PROBLEM STATEMENT: This exercise calls for the line with "reinterpret_cast<uintptr_t>(exp_avg_sq)) & 15) == 0;", the line with "q < n_mats;", and all lines between them in the material below, output exactly and with no other lines.

DATA SHOWN:
+inline AdamWConsts adamw_consts(double lr, double beta1, double beta2, double eps, double weight_decay, int64_t step) {
   const double bc1 = 1.0 - pow(beta1, static_cast<double>(step));
   const double bc2 = 1.0 - pow(beta2, static_cast<double>(step));
   AdamWConsts c;
@@ -70,6 +161,20 @@
   c.step_size = static_cast<float>(lr / bc1);
   c.inv_bc2_sqrt_den = static_cast<float>(sqrt(bc2));
   c.eps = static_cast<float>(eps);
+  return c;
+}
+
+}
+}
+
+extern "C" int32_t gts_adamw_f32(float* param, const float* grad, float* exp_avg, float* exp_avg_sq,
+                                 int64_t n, double lr, double beta1, double beta2, double eps,
+                                 double weight_decay, int64_t step, void* stream) {
+  using namespace gts;
+  if (bad_adamw(n, step, beta1, beta2)) return GTS_ERR_SHAPE;
+  if (n == 0) return GTS_OK;
+  if (!param || !grad || !exp_avg || !exp_avg_sq) return GTS_ERR_NULL;
+  const AdamWConsts c = adamw_consts(lr, beta1, beta2, eps, weight_decay, step);
   const int vector_ok = ((reinterpret_cast<uintptr_t>(param) | reinterpret_cast<uintptr_t>(grad) |
                           reinterpret_cast<uintptr_t>(exp_avg) | reinterpret_cast<uintptr_t>(exp_avg_sq)) & 15) == 0;
   int64_t blocks = (n / 4 + kBlock - 1) / kBlock;
@@ -78,3 +183,58 @@
       param, grad, exp_avg, exp_avg_sq, n, c, vector_ok);
   return launch_status();
 }
+
+extern "C" int32_t gts_adamw_forms_f32(float* param, const float* grad, float* exp_avg, float* exp_avg_sq, int64_t n,
+                                       double lr, double beta1, double beta2, double eps, double weight_decay, int64_t step,
+                                       const int64_t* mat_offset, const int64_t* mat_rows, const int64_t* mat_cols,
+                                       float* const* packed, float* const* t_plain, float* const* t_packed, int32_t n_mats,
+                                       void* stream) {
+  using namespace gts;
+  if (n_mats < 0) return GTS_ERR_SHAPE;
+  if (n_mats == 0) return gts_adamw_f32(param, grad, exp_avg, exp_avg_sq, n, lr, beta1, beta2, eps, weight_decay, step, stream);
+  if (bad_adamw(n, step, beta1, beta2)) return GTS_ERR_SHAPE;
+  if (!param || !grad || !exp_avg || !exp_avg_sq || !mat_offset || !mat_rows || !mat_cols) return GTS_ERR_NULL;
+  auto misaligned = [](const void* p) { return (reinterpret_cast<uintptr_t>(p) & 15) != 0; };
+  if (misaligned(param) || misaligned(grad) || misaligned(exp_avg) || misaligned(exp_avg_sq)) return GTS_ERR_SHAPE;
+  int64_t end = 0;
+  for (int q = 0; q < n_mats; ++q) {
+    const int64_t off = mat_offset[q], rows = mat_rows[q], cols = mat_cols[q];
+    if (rows <= 0 || cols <= 0 || rows >= (1 << 20) || cols >= (1 << 20) || off < end || off + rows * cols > n) return GTS_ERR_SHAPE;
+    if ((off | rows | cols) & 3) return GTS_ERR_SHAPE;
+    if ((packed && misaligned(packed[q])) || (t_plain && misaligned(t_plain[q])) || (t_packed && misaligned(t_packed[q])))
+      return GTS_ERR_SHAPE;
+    end = off + rows * cols;
+  }
+  const AdamWConsts c = adamw_consts(lr, beta1, beta2, eps, weight_decay, step);
+  hipStream_t st = static_cast<hipStream_t>(stream);
+  int64_t from = 0;
+  for (int first = 0; first < n_mats; first += kMaxFormMats) {
+    const int count = n_mats - first < kMaxFormMats ? n_mats - first : kMaxFormMats;
+    const bool last = first + count == n_mats;
+    FormsArgs f{};
+    f.n_mats = count;
+    int64_t blocks = 1, at = from;
+    int gaps = 0;
+    auto gap = [&](int64_t a, int64_t b) {
+      if (a >= b) return;
+      f.gap_a[gaps] = a, f.gap_b[gaps] = b, ++gaps;
+      blocks = std::max(blocks, std::min<int64_t>(64, ((b + 3) / 4 - a / 4 + kBlock - 1) / kBlock));
+    };
+    for (int q = 0; q < count; ++q) {
+      const int64_t off = mat_offset[first + q], rows = mat_rows[first + q], cols = mat_cols[first + q];
+      gap(at, off);
+      f.mat_off[q] = off, f.rows[q] = static_cast<int>(rows), f.cols[q] = static_cast<int>(cols);
+      f.packed[q] = packed ? packed[first + q] : nullptr;
+      f.t_plain[q] = t_plain ? t_plain[first + q] : nullptr;
+      f.t_packed[q] = t_packed ? t_packed[first + q] : nullptr;
+      blocks = std::max(blocks, ((rows + kFormTileRows - 1) / kFormTileRows) * ((cols + kFormTileCols - 1) / kFormTileCols));
+      at = off + rows * cols;
+    }
+    if (last) gap(at, n);
+    from = at;
+    if (blocks >= (1LL << 31)) return GTS_ERR_SHAPE;
+    adamw_forms_kernel<<<dim3(static_cast<unsigned>(blocks), static_cast<unsigned>(count + gaps)), kBlock, 0, st>>>(
+        f, param, grad, exp_avg, exp_avg_sq, c);
+  }
+  return launch_status();
+}
diff --git a/gnn-tumor-seg_amd/csrc/gts_stack.hip b/gnn-tumor-seg_amd/csrc/gts_stack.hip
--- a/gnn-tumor-seg_amd/csrc/gts_stack.hip
+++ b/gnn-tumor-seg_amd/csrc/gts_stack.hip
@@ -62,7 +62,13 @@
   int64_t wtp[kMaxLayers][3];
   int64_t g[kMaxLayers], gp[kMaxLayers];
   int64_t gm[2];
-  int64_t workspace, workspace_bytes;
+  struct Partials {
+    int64_t rows, cols;
+    int first;
+    int64_t at, bytes;
+  };
+  std::vector<Partials> wgrad_ws;
+  int64_t first_ws;
   bool first_fused;
   int64_t counters;
   int64_t total;
@@ -103,16 +109,17 @@
   }
   p.gm[0] = take(4 * n * widest);
   p.gm[1] = take(4 * n * widest);
-  int64_t ws = 0;
   if (n > 0)
     for (const auto& grp : wgrads.groups)
-      for (int first = 0; first < grp.count(); first += gts::kMaxProblems)
-        ws = std::max(ws, gts_linear_bwd_weight_workspace(n, grp.rows, grp.cols, std::min(gts::kMaxProblems, grp.count() - first)));
+      for (int first = 0; first < grp.count(); first += gts::kMaxProblems) {
+        int64_t bytes = 0;
+        for (int count = 1; count <= std::min(gts::kMaxProblems, grp.count() - first); ++count)
+          bytes = std::max(bytes, gts::wgrad_partials_workspace(n, grp.rows, grp.cols, count));
+        p.wgrad_ws.push_back({grp.rows, grp.cols, first, take(bytes), bytes});
+      }
   const int64_t first = n > 0 ? gts_sage_first_layer_bwd_workspace(n, w[1], w[0], w[0]) : 0;
   p.first_fused = first > 0;
-  ws = std::max(ws, first);
-  p.workspace_bytes = ws;
-  p.workspace = take(ws);
+  p.first_ws = take(first);
   p.counters = take(4 * GTS_CLUSTER_COUNTER_WORDS);
   p.total = at;
   return p;
@@ -147,12 +154,12 @@
   return p.total;
 }
 
-extern "C" int32_t gts_sage_pool_stack_fwd_f32(const int32_t* indptr, const int32_t* indices, const int32_t* sched_rec,
-                                               int64_t sched_clusters, int32_t sched_rows, int32_t sched_srcs,
-                                               int32_t sched_loc_words, const float* x, const float* const* params,
-                                               int64_t n_rows, const int64_t* widths, int32_t n_layers, int32_t training,
-                                               int32_t arg_bytes, int32_t relu_bits, void* arena, int64_t arena_bytes,
-                                               void* stream) {
+extern "C" int32_t gts_sage_pool_stack_fwd_forms_f32(const int32_t* indptr, const int32_t* indices, const int32_t* sched_rec,
+                                                     int64_t sched_clusters, int32_t sched_rows, int32_t sched_srcs,
+                                                     int32_t sched_loc_words, const float* x, const float* const* params,
+                                                     int64_t n_rows, const int64_t* widths, int32_t n_layers,
+                                                     int32_t training, int32_t arg_bytes, int32_t relu_bits, void* arena,
+                                                     int64_t arena_bytes, const float* const* packed_forms, void* stream) {
   if (!indptr || !x || !params || !arena) return GTS_ERR_NULL;
   if (bad_stack(n_rows, widths, n_layers)) return GTS_ERR_SHAPE;
   if (training && arg_bytes != 1 && arg_bytes != 4) return GTS_ERR_ARGKIND;
@@ -166,16 +173,19 @@
   auto f32 = [&](int64_t off) { return reinterpret_cast<float*>(base + off); };
   uint32_t* counters;
   GTS_TRY(zero_counters(sched_rec, sched_clusters, sched_rows, sched_srcs, sched_loc_words, 0, base + plan.counters, stream, &counters));
+  auto given = [&](int i, int q) -> const float* { return packed_forms != nullptr ? packed_forms[3 * i + q] : nullptr; };
   {
     ByShape packs;
     for (int i = 0; i < n_layers; ++i)
       for (int q = 0; q < 3; ++q)
-        if (plan.wp[i][q] >= 0)
+        if (plan.wp[i][q] >= 0 && given(i, q) == nullptr)
           packs.add(weight_rows(widths, i, q), widths[i], params[5 * i + kWeightSlot[q]], nullptr, f32(plan.wp[i][q]), nullptr);
     for (const auto& b : packs.groups)
       GTS_TRY(gts_pack_weights_f32(b.in[0].data(), b.out[0].data(), nullptr, b.count(), b.rows, b.cols, 0, stream));
   }
-  auto wp = [&](int i, int q) -> const float* { return plan.wp[i][q] >= 0 ? f32(plan.wp[i][q]) : nullptr; };
+  auto wp = [&](int i, int q) -> const float* {
+    return plan.wp[i][q] < 0 ? nullptr : given(i, q) != nullptr ? given(i, q) : f32(plan.wp[i][q]);
+  };
   const float* h = x;
   float* p = nullptr;
   int cur = 0;
@@ -219,19 +229,31 @@
   return GTS_OK;
 }
 
+extern "C" int32_t gts_sage_pool_stack_fwd_f32(const int32_t* indptr, const int32_t* indices, const int32_t* sched_rec,
+                                               int64_t sched_clusters, int32_t sched_rows, int32_t sched_srcs,
+                                               int32_t sched_loc_words, const float* x, const float* const* params,
+                                               int64_t n_rows, const int64_t* widths, int32_t n_layers, int32_t training,
+                                               int32_t arg_bytes, int32_t relu_bits, void* arena, int64_t arena_bytes,
+                                               void* stream) {
+  return gts_sage_pool_stack_fwd_forms_f32(indptr, indices, sched_rec, sched_clusters, sched_rows, sched_srcs, sched_loc_words, x,
+                                           params, n_rows, widths, n_layers, training, arg_bytes, relu_bits, arena, arena_bytes,
+                                           nullptr, stream);
+}
+
 extern "C" int64_t gts_sage_pool_stack_bwd_scratch(int64_t n_rows, const int64_t* widths, int32_t n_layers,
                                                    int32_t ) {
   if (bad_stack(n_rows, widths, n_layers)) return -1;
   return plan_backward(n_rows, widths, n_layers).total;
 }
 
-extern "C" int32_t gts_sage_pool_stack_bwd_f32(const int32_t* t_indptr, const int32_t* t_indices, const int32_t* t_slot,
-                                               const int32_t* sched_rec, int64_t sched_clusters, int32_t sched_rows,
-                                               int32_t sched_srcs, int32_t sched_loc_words, const float* gout, const float* x,
-                                               const float* const* params, int64_t n_rows, const int64_t* widths,
-                                               int32_t n_layers, int32_t arg_bytes, int32_t relu_bits, const void* fwd_arena,
-                                               float* const* grads, float* gx, void* scratch, int64_t scratch_bytes,
-                                               void* stream) {
+extern "C" int32_t gts_sage_pool_stack_bwd_forms_f32(const int32_t* t_indptr, const int32_t* t_indices, const int32_t* t_slot,
+                                                     const int32_t* sched_rec, int64_t sched_clusters, int32_t sched_rows,
+                                                     int32_t sched_srcs, int32_t sched_loc_words, const float* gout,
+                                                     const float* x, const float* const* params, int64_t n_rows,
+                                                     const int64_t* widths, int32_t n_layers, int32_t arg_bytes,
+                                                     int32_t relu_bits, const void* fwd_arena, float* const* grads, float* gx,
+                                                     void* scratch, int64_t scratch_bytes, const float* const* t_plain_forms,
+                                                     const float* const* t_packed_forms, void* stream) {
   if (!t_indptr || !gout || !x || !params || !fwd_arena || !grads || !scratch) return GTS_ERR_NULL;
   if (bad_stack(n_rows, widths, n_layers)) return GTS_ERR_SHAPE;
   if (arg_bytes != 1 && arg_bytes != 4) return GTS_ERR_ARGKIND;
@@ -258,18 +280,26 @@
   auto act = [&](int64_t off) { return reinterpret_cast<const float*>(acts + off); };
   auto input_of = [&](int i) { return i == 0 ? x : act(fwd.out[i - 1]); };
 
+  auto given = [&](int i, int q) {
+    return t_plain_forms != nullptr && t_packed_forms != nullptr && t_plain_forms[3 * i + q] != nullptr &&
+           t_packed_forms[3 * i + q] != nullptr;
+  };
   {
     ByShape turned;
     for (int i = 0; i < n_layers; ++i)
       for (int q = 0; q < 3; ++q)
-        if (plan.wt[i][q] >= 0)
+        if (plan.wt[i][q] >= 0 && !given(i, q))
           turned.add(weight_rows(widths, i, q), widths[i], params[5 * i + kWeightSlot[q]], nullptr, f32(plan.wt[i][q]),
                      f32(plan.wtp[i][q]));
     for (const auto& b : turned.groups)
       GTS_TRY(gts_pack_weights_f32(b.in[0].data(), b.out[1].data(), b.out[0].data(), b.count(), b.rows, b.cols, 1, stream));
   }
-  auto wt = [&](int i, int q) -> const float* { return plan.wt[i][q] >= 0 ? f32(plan.wt[i][q]) : nullptr; };
-  auto wtp = [&](int i, int q) -> const float* { return plan.wtp[i][q] >= 0 ? f32(plan.wtp[i][q]) : nullptr; };
+  auto wt = [&](int i, int q) -> const float* {
+    return plan.wt[i][q] < 0 ? nullptr : given(i, q) ? t_plain_forms[3 * i + q] : f32(plan.wt[i][q]);
+  };
+  auto wtp = [&](int i, int q) -> const float* {
+    return plan.wtp[i][q] < 0 ? nullptr : given(i, q) ? t_packed_forms[3 * i + q] : f32(plan.wtp[i][q]);
+  };
 
   auto igrad = [&](const float* g0, const float* w0, const float* w0t, int64_t n0, const float* g1, const float* w1,
                    const float* w1t, int64_t n1, const float* relu_mask, const uint64_t* relu_bits, float* gin,
@@ -283,6 +313,7 @@
   };
 
   ByShape wgrads;
+  std::vector<gts::FinishJob> sums;
 
   const float* g = gout;
   const float* gm = nullptr;
@@ -299,8 +330,8 @@
     const bool lowrank = i == n_layers - 1 && gm == nullptr && fout == 4 && fin == 256 && arg_bytes == 1;
     if (fused) {
       float* buf = f32(plan.gm[cur]);
-      GTS_TRY(gts_sage_first_layer_bwd_f32(g, h, m, w_neigh, buf, grads[2], grads[4], grads[3], f32(plan.workspace),
-                                           plan.workspace_bytes, n_rows, fout, fin, fin, stream));
+      GTS_TRY(gts::first_layer_bwd_partials(g, h, m, w_neigh, buf, grads[2], grads[4], grads[3], f32(plan.first_ws), n_rows, st,
+                                            &sums));
       gm = buf;
     } else if (gm == nullptr && !lowrank) {
       float* buf = f32(plan.gm[cur]);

ANSWER TO THIS EXERCISE:
                           reinterpret_cast<uintptr_t>(exp_avg) | reinterpret_cast<uintptr_t>(exp_avg_sq)) & 15) == 0;
   int64_t blocks = (n / 4 + kBlock - 1) / kBlock;
@@ -78,3 +183,58 @@
       param, grad, exp_avg, exp_avg_sq, n, c, vector_ok);
   return launch_status();
 }
+
+extern "C" int32_t gts_adamw_forms_f32(float* param, const float* grad, float* exp_avg, float* exp_avg_sq, int64_t n,
+                                       double lr, double beta1, double beta2, double eps, double weight_decay, int64_t step,
+                                       const int64_t* mat_offset, const int64_t* mat_rows, const int64_t* mat_cols,
+                                       float* const* packed, float* const* t_plain, float* const* t_packed, int32_t n_mats,
+                                       void* stream) {
+  using namespace gts;
+  if (n_mats < 0) return GTS_ERR_SHAPE;
+  if (n_mats == 0) return gts_adamw_f32(param, grad, exp_avg, exp_avg_sq, n, lr, beta1, beta2, eps, weight_decay, step, stream);
+  if (bad_adamw(n, step, beta1, beta2)) return GTS_ERR_SHAPE;
+  if (!param || !grad || !exp_avg || !exp_avg_sq || !mat_offset || !mat_rows || !mat_cols) return GTS_ERR_NULL;
+  auto misaligned = [](const void* p) { return (reinterpret_cast<uintptr_t>(p) & 15) != 0; };
+  if (misaligned(param) || misaligned(grad) || misaligned(exp_avg) || misaligned(exp_avg_sq)) return GTS_ERR_SHAPE;
+  int64_t end = 0;
+  for (int q = 0; q < n_mats; ++q) {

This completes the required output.